Getting diagnosed at 52 didn’t erase my struggles, but it did name them, and that name has given me freedom. It’s allowing me to rebuild—not from shame, but from knowledge.

So if you’re a woman over 40 who’s felt out of sync with the world for as long as you can remember—if you’ve called yourself lazy, disorganized, unmotivated, or too sensitive—I want you to know this:

It might not be you. It might be undiagnosed ADHD.

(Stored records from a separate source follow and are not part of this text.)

template <int H, int TC, int NW, int KP>
static int launch_select(const KnnPlan& p, const KnnBuffers& b, int64_t q_begin, hipStream_t s) {
  using C = SelectCfg<H, TC, NW, KP>;
  auto kern = knn_select_kernel<H, TC, NW, KP>;
  SCAMD_HIP_CHECK(hipFuncSetAttribute(reinterpret_cast<const void*>(kern),
                                      hipFuncAttributeMaxDynamicSharedMemorySize, (int)C::LDS_BYTES));
  const int n_tiles = (int)(p.n_pad / TC);
  const int grid = (int)(p.nq_pad / C::QB);
  hipLaunchKernelGGL(kern, dim3(grid), dim3(C::NT), C::LDS_BYTES, s, b.xp, b.cn, n_tiles, p.n_pad,
                     q_begin, b.cand_idx, b.cand_tau);
  SCAMD_LAUNCH_CHECK();
  return SCAMD_OK;
}

template <int H, int TC>
static int dispatch_kp(const KnnPlan& p, const KnnBuffers& b, int64_t q_begin, hipStream_t s) {
  switch (p.KP) {
    case 32: return launch_select<H, TC, 8, 32>(p, b, q_begin, s);
    case 64: return launch_select<H, TC, 4, 64>(p, b, q_begin, s);
    case 128: return launch_select<H, TC, 2, 128>(p, b, q_begin, s);
    default: return launch_select<H, (TC < 64 ? TC : 64), 1, 288>(p, b, q_begin, s);
  }
}
template <>
int dispatch_kp<128, 32>(const KnnPlan& p, const KnnBuffers& b, int64_t q_begin, hipStream_t s) {
  if (p.KP == 128) return launch_select<128, 32, 2, 128>(p, b, q_begin, s);
  return launch_select<128, 32, 1, 288>(p, b, q_begin, s);
}
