# xuanvinh1997/llm-fp8

Hardware: AMD Instinct MI355X
Metric: train tokens/sec + FP8 GEMM % of MFMA peak, Llama-3.2-3B seq512 b16 (higher is better)
Workload: dtype fp8 (E4M3/E5M2 operands, fp32 accumulate, bf16 activations); 1 GPU; llama-3.2-3b (28 layers) full fine-tuning step, batch 16/GPU x seq 512, fp8_scenario=default (te_llama counterpart, lm_head FP8 under the outer recipe), random-init weights, synthetic tokens; route=fused, global_batch=16, seq_len=512, parallelism=single

## Files before the change

include/mi_fp8.h:

```cpp
#ifndef MI_FP8_H
#define MI_FP8_H

#include <stdint.h>

#ifdef __cplusplus
extern "C" {
#endif

#define MI_FMT_E4M3 0
#define MI_FMT_E5M2 1

#define MI_OK 0
#define MI_ERR_ARG (-1)
#define MI_ERR_SHAPE (-2)
#define MI_ERR_HIP (-3)

#define MI_OUT_BF16 0
#define MI_OUT_F32 1

#define MI_AMAX_ALGO_MAX 0
#define MI_AMAX_ALGO_MOST_RECENT 1

#define MI_ABI_VERSION 5
int mi_abi_version(void);
// ... 73 lines not shown

int mi_dswiglu_cast(const void* h_bf16, const void* dact_bf16, void* y_fp8, void* yT_fp8, const float* scale,
                    float* amax, float* colsum, int64_t rows, int64_t F, int fmt, void* stream);
int mi_swiglu_cast_bias(const void* h_bf16, const void* bias_bf16, void* y_fp8, void* yT_fp8, const float* scale, float* amax,
                        int64_t rows, int64_t F, int fmt, void* stream);
int mi_dswiglu_cast_bias(const void* h_bf16, const void* bias_bf16, const void* dact_bf16, void* y_fp8, void* yT_fp8,
                         const float* scale, float* amax, float* colsum, int64_t rows, int64_t F, int fmt, void* stream);

int mi_rmsnorm_stats(const void* x_bf16, float* rstd, int64_t rows, int64_t cols, float eps, void* stream);
int mi_add_rmsnorm_stats(const void* a_bf16, const void* b_bf16, void* out_bf16, float* rstd, int64_t rows, int64_t cols,
                         float eps, void* stream);
int mi_add_bias_rmsnorm_stats(const void* a_bf16, const void* b_bf16, const void* bias_bf16, void* out_bf16, float* rstd,
                              int64_t rows, int64_t cols, float eps, void* stream);
int mi_norm_cast(const void* x_bf16, const float* rstd, const void* gamma_bf16, void* y_fp8, void* yT_fp8,
                 const float* scale, float* amax, int64_t rows, int64_t cols, int fmt, void* stream);
int mi_rmsnorm_bwd(const void* dy_bf16, const void* x_bf16, const float* rstd, const void* gamma_bf16,
                   const void* dres_bf16, void* dx_bf16, float* dgamma_partial, int n_partials, int64_t rows,
                   int64_t cols, void* stream);

int mi_ce_forward(const void* logits_bf16, const int64_t* labels, float* lse, float* loss_rows, int64_t rows,
                  int64_t cols, void* stream);
int mi_ce_backward(const void* logits_bf16, const int64_t* labels, const float* lse, const float* gscale,
                   void* dlogits_bf16, int64_t rows, int64_t cols, void* stream);
int mi_ce_backward_cast(const void* logits_bf16, const int64_t* labels, const float* lse, const float* gscale, void* y_fp8,
                        void* yT_fp8, const float* scale, float* amax, int64_t rows, int64_t cols, int fmt, void* stream);

int mi_sumsq_bf16(const void* g_bf16, int64_t n, float* partial, int n_partials, void* stream);
int mi_sumsq_bf16_multi(const int64_t* table, int n_tensors, const int32_t* chunks, int n_chunks, int chunk_elems,
                        double* partial, void* stream);
int mi_adamw_bf16_multi(const int64_t* table, int n_tensors, const int32_t* chunks, int n_chunks, int chunk_elems,
// ... 31 lines not shown
```

llm_fp8_amd/_lib.py:

```python
from __future__ import annotations

import ctypes
import os

_HERE = os.path.dirname(os.path.abspath(__file__))
LIB_PATH = os.environ.get("LLM_FP8_AMD_LIB") or os.path.join(_HERE, "libmi_fp8.so")
LAB_LIB_PATH = os.path.join(os.path.dirname(_HERE), "tools", "bin", "libmi_fp8_lab.so")

MI_FMT_E4M3 = 0
MI_FMT_E5M2 = 1
ABI_VERSION = 5

_c_i64 = ctypes.c_int64
_c_int = ctypes.c_int
_p = ctypes.c_void_p

class GemmProblem(ctypes.Structure):
    _fields_ = [("A", ctypes.c_void_p), ("B", ctypes.c_void_p), ("D", ctypes.c_void_p), ("sa_inv", ctypes.c_void_p),
                ("sb_inv", ctypes.c_void_p), ("M", ctypes.c_int64), ("N", ctypes.c_int64), ("K", ctypes.c_int64),
                ("lda", ctypes.c_int64), ("ldb", ctypes.c_int64), ("ldd", ctypes.c_int64)]


class GemmMxProblem(ctypes.Structure):
    _fields_ = [("A", ctypes.c_void_p), ("SA", ctypes.c_void_p), ("B", ctypes.c_void_p), ("SB", ctypes.c_void_p),
# ... 38 lines not shown
    "mi_cast_amax_colsum": [_p, _p, _p, _p, _p, _p, _c_i64, _c_i64, _c_i64, _c_i64, _c_int, _p],
    "mi_colsum_finish": [_p, _c_i64, _c_i64, _p, _c_int, _p],
    "mi_colsum_finish_multi": [_p, _p, _p, _p, _p, _c_int, _p],
    "mi_gemm_workspace_bytes": [],
    "mi_gemm_set_workspace": [_p, _c_i64],
    "mi_attn_fwd": [_p, _p, _p, _p, _p, _c_int, _c_int, _c_int, _c_int, _c_int, _c_i64, _c_i64, _c_i64, _c_i64, ctypes.c_float,
                    _c_int, _p],
    "mi_attn_bwd": [_p] * 10 + [_c_int] * 5 + [_c_i64] * 8 + [ctypes.c_float, _c_int, _p],
    "mi_mxfp8_norm_quantize": [_p, _p, _p, _p, _p, _p, _p, _c_i64, _c_i64, _c_int, _p],
    "mi_mxfp8_swiglu_quantize": [_p, _p, _p, _p, _p, _c_i64, _c_i64, _c_int, _p],
    "mi_mxfp8_dswiglu_quantize": [_p, _p, _p, _p, _p, _p, _p, _c_i64, _c_i64, _c_int, _p],
    "mi_gemm_mxfp8": [_p, _p, _p, _p, _p, _p, _c_i64, _c_i64, _c_i64, _c_int, _c_int, _c_int, _c_int, _p],
    "mi_swiglu_cast_bias": [_p, _p, _p, _p, _p, _p, _c_i64, _c_i64, _c_int, _p],
    "mi_dswiglu_cast_bias": [_p, _p, _p, _p, _p, _p, _p, _p, _c_i64, _c_i64, _c_int, _p],
    "mi_add_bias_rmsnorm_stats": [_p, _p, _p, _p, _p, _c_i64, _c_i64, ctypes.c_float, _p],
    "mi_gemm_fp8_clock": [_p, _p, _p, _p, _p, _c_i64, _c_i64, _c_i64, _c_i64, _c_i64, _c_i64, _c_int, _p, _p],
}
LAB_SIGNATURES = {
    "mi_attn_fwd_diag": [_p, _p, _p, _p, _p, _p, _c_int, _c_int, _c_int, _c_int, _c_int, _c_i64, _c_i64, _c_i64, _c_i64, ctypes.c_float, _p],
}

_lib = None


def _bind(path: str, signatures) -> ctypes.CDLL:
    lib = ctypes.CDLL(path)
    for name, argtypes in signatures.items():
        fn = getattr(lib, name)
        fn.argtypes = argtypes
        fn.restype = ctypes.c_char_p if name == "mi_last_error" else (_c_i64 if name == "mi_gemm_workspace_bytes" else _c_int)
# ... 37 lines not shown
```

llm_fp8_amd/csrc/mi_fused.hip:

```cpp
#include "mi_common.h"

namespace mi {

template <int DIR>
__global__ __launch_bounds__(256) void rope_qkv_kernel(uint16_t* __restrict__ fused, uint16_t* __restrict__ q,
                                                       uint16_t* __restrict__ k, uint16_t* __restrict__ v,
                                                       const float* __restrict__ cosT, const float* __restrict__ sinT,
                                                       int rows, int seq, int nq, int nk, int D) {
  const int half = D >> 1;
  const int vph = half >> 3;
  const int W = (nq + 2 * nk) * D;
  const int rot_items = (nq + nk) * vph;
  const int cpy_items = (nk * D) >> 3;
  const int per_row = rot_items + cpy_items;
  const int64_t items = (int64_t)rows * per_row;
  const float sgn = DIR == 0 ? 1.0f : -1.0f;
  for (int64_t it = (int64_t)blockIdx.x * blockDim.x + threadIdx.x; it < items; it += (int64_t)gridDim.x * blockDim.x) {
    const int64_t r = it / per_row;
    const int w = (int)(it - r * per_row);
    uint16_t* frow = fused + r * W;
    if (w < rot_items) {
      const int hd = w / vph, vv = w - hd * vph;
      uint16_t* sep = hd < nq ? q + (r * nq + hd) * D : k + (r * nk + (hd - nq)) * D;
      uint16_t* f1 = frow + hd * D + vv * 8;
// ... 854 lines not shown
  const uint16_t *xp = (const uint16_t*)x_bf16, *gp = (const uint16_t*)gamma_bf16;
  uint8_t *yp = (uint8_t*)y_fp8, *tp = (uint8_t*)yT_fp8;
#define MI_NC(FMTv)                                                                                                        \
  if (y_fp8 && yT_fp8)                                                                                                     \
    hipLaunchKernelGGL((mi::norm_cast_kernel<FMTv, true, true>), grid, block, 0, st, xp, rstd, gp, yp, tp, scale, amax, (int)rows, (int)cols, tiles_c); \
  else if (y_fp8)                                                                                                          \
    hipLaunchKernelGGL((mi::norm_cast_kernel<FMTv, true, false>), grid, block, 0, st, xp, rstd, gp, yp, tp, scale, amax, (int)rows, (int)cols, tiles_c); \
  else                                                                                                                     \
    hipLaunchKernelGGL((mi::norm_cast_kernel<FMTv, false, true>), grid, block, 0, st, xp, rstd, gp, yp, tp, scale, amax, (int)rows, (int)cols, tiles_c);
  if (fmt == MI_FMT_E4M3) { MI_NC(MI_FMT_E4M3) } else { MI_NC(MI_FMT_E5M2) }
#undef MI_NC
  MI_CHECK_LAUNCH("mi_norm_cast launch");
  return MI_OK;
}

extern "C" int mi_rmsnorm_bwd(const void* dy_bf16, const void* x_bf16, const float* rstd, const void* gamma_bf16,
                              const void* dres_bf16, void* dx_bf16, float* dgamma_partial, int n_partials, int64_t rows,
                              int64_t cols, void* stream) {
  MI_CHECK_ARG(dy_bf16 && x_bf16 && rstd && gamma_bf16 && dx_bf16 && dgamma_partial, "mi_rmsnorm_bwd: null pointer");
  MI_CHECK_ARG(rows >= 0 && cols > 0 && cols % 512 == 0 && cols <= 512 * mi::kNormMaxVec, "mi_rmsnorm_bwd: cols must be a multiple of 512, at most %d", 512 * mi::kNormMaxVec);
  MI_CHECK_ARG(n_partials >= 1 && rows < (1LL << 31), "mi_rmsnorm_bwd: bad sizes");
  MI_CHECK_ARG(((uintptr_t)dy_bf16 % 16) == 0 && ((uintptr_t)x_bf16 % 16) == 0 && ((uintptr_t)gamma_bf16 % 16) == 0 &&
                   ((uintptr_t)dres_bf16 % 16) == 0 && ((uintptr_t)dx_bf16 % 16) == 0, "mi_rmsnorm_bwd: misaligned pointer");
  const int rows_per_block = (int)((rows + n_partials - 1) / n_partials);
  const int rpb = rows_per_block < 1 ? 1 : rows_per_block;
  const size_t shm = (size_t)(4 * cols * sizeof(float));
#define MI_RB(NV, WPRv)                                                                                                   \
  case NV:                                                                                                                \
    hipLaunchKernelGGL((mi::rmsnorm_bwd_kernel<NV, WPRv>), dim3(n_partials), dim3(256), shm, (hipStream_t)stream,         \
                       (const uint16_t*)dy_bf16, (const uint16_t*)x_bf16, rstd, (const uint16_t*)gamma_bf16,              \
// ... 67 lines not shown
```

llm_fp8_amd/llama.py:

```python
from __future__ import annotations

import os
import re
from contextlib import contextmanager
from typing import Dict, Optional

import torch

from . import pytorch as te
from .common.recipe import DelayedScaling, Format, MXFP8BlockScaling
from .pytorch.fp8 import FP8GlobalStateManager
from .pytorch.module import _can_fuse_norm, residual_add_stats

LLAMA_CONFIGS: Dict[str, dict] = {
    "llama-3.2-1b": dict(hidden_size=2048, intermediate_size=8192, num_hidden_layers=16, num_attention_heads=32,
                         num_key_value_heads=8, head_dim=64, tie_word_embeddings=True),
    "llama-3.2-3b": dict(hidden_size=3072, intermediate_size=8192, num_hidden_layers=28, num_attention_heads=24,
                         num_key_value_heads=8, head_dim=128, tie_word_embeddings=True),
    "llama-3.1-8b": dict(hidden_size=4096, intermediate_size=14336, num_hidden_layers=32, num_attention_heads=32,
                         num_key_value_heads=8, head_dim=128, tie_word_embeddings=False),
}
_ALIASES = {"meta-llama/llama-3.2-1b": "llama-3.2-1b", "meta-llama/llama-3.2-3b": "llama-3.2-3b",
            "meta-llama/llama-3.1-8b": "llama-3.1-8b", "meta-llama/meta-llama-3.1-8b": "llama-3.1-8b"}
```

And if it is? That knowledge is not a curse—it’s a compass.

 

You’re Not Alone

I wrote this not just for myself, but for the countless women quietly struggling behind smiles, productivity, and perfectionism. You’re not imagining it. You’re not failing. You’re not broken.

You’re becoming, and there’s so much beauty in that becoming.

Whether you’re just beginning to explore the idea of ADHD or you’re sitting with a fresh diagnosis like I did, I hope you’ll meet yourself with curiosity and compassion. You’ve survived without answers for a long time. Imagine how much better life can be with the right ones.

 

If this resonated with you, consider talking to a mental health professional who understands adult ADHD—especially in women. You deserve to understand how your brain works. You deserve to feel whole.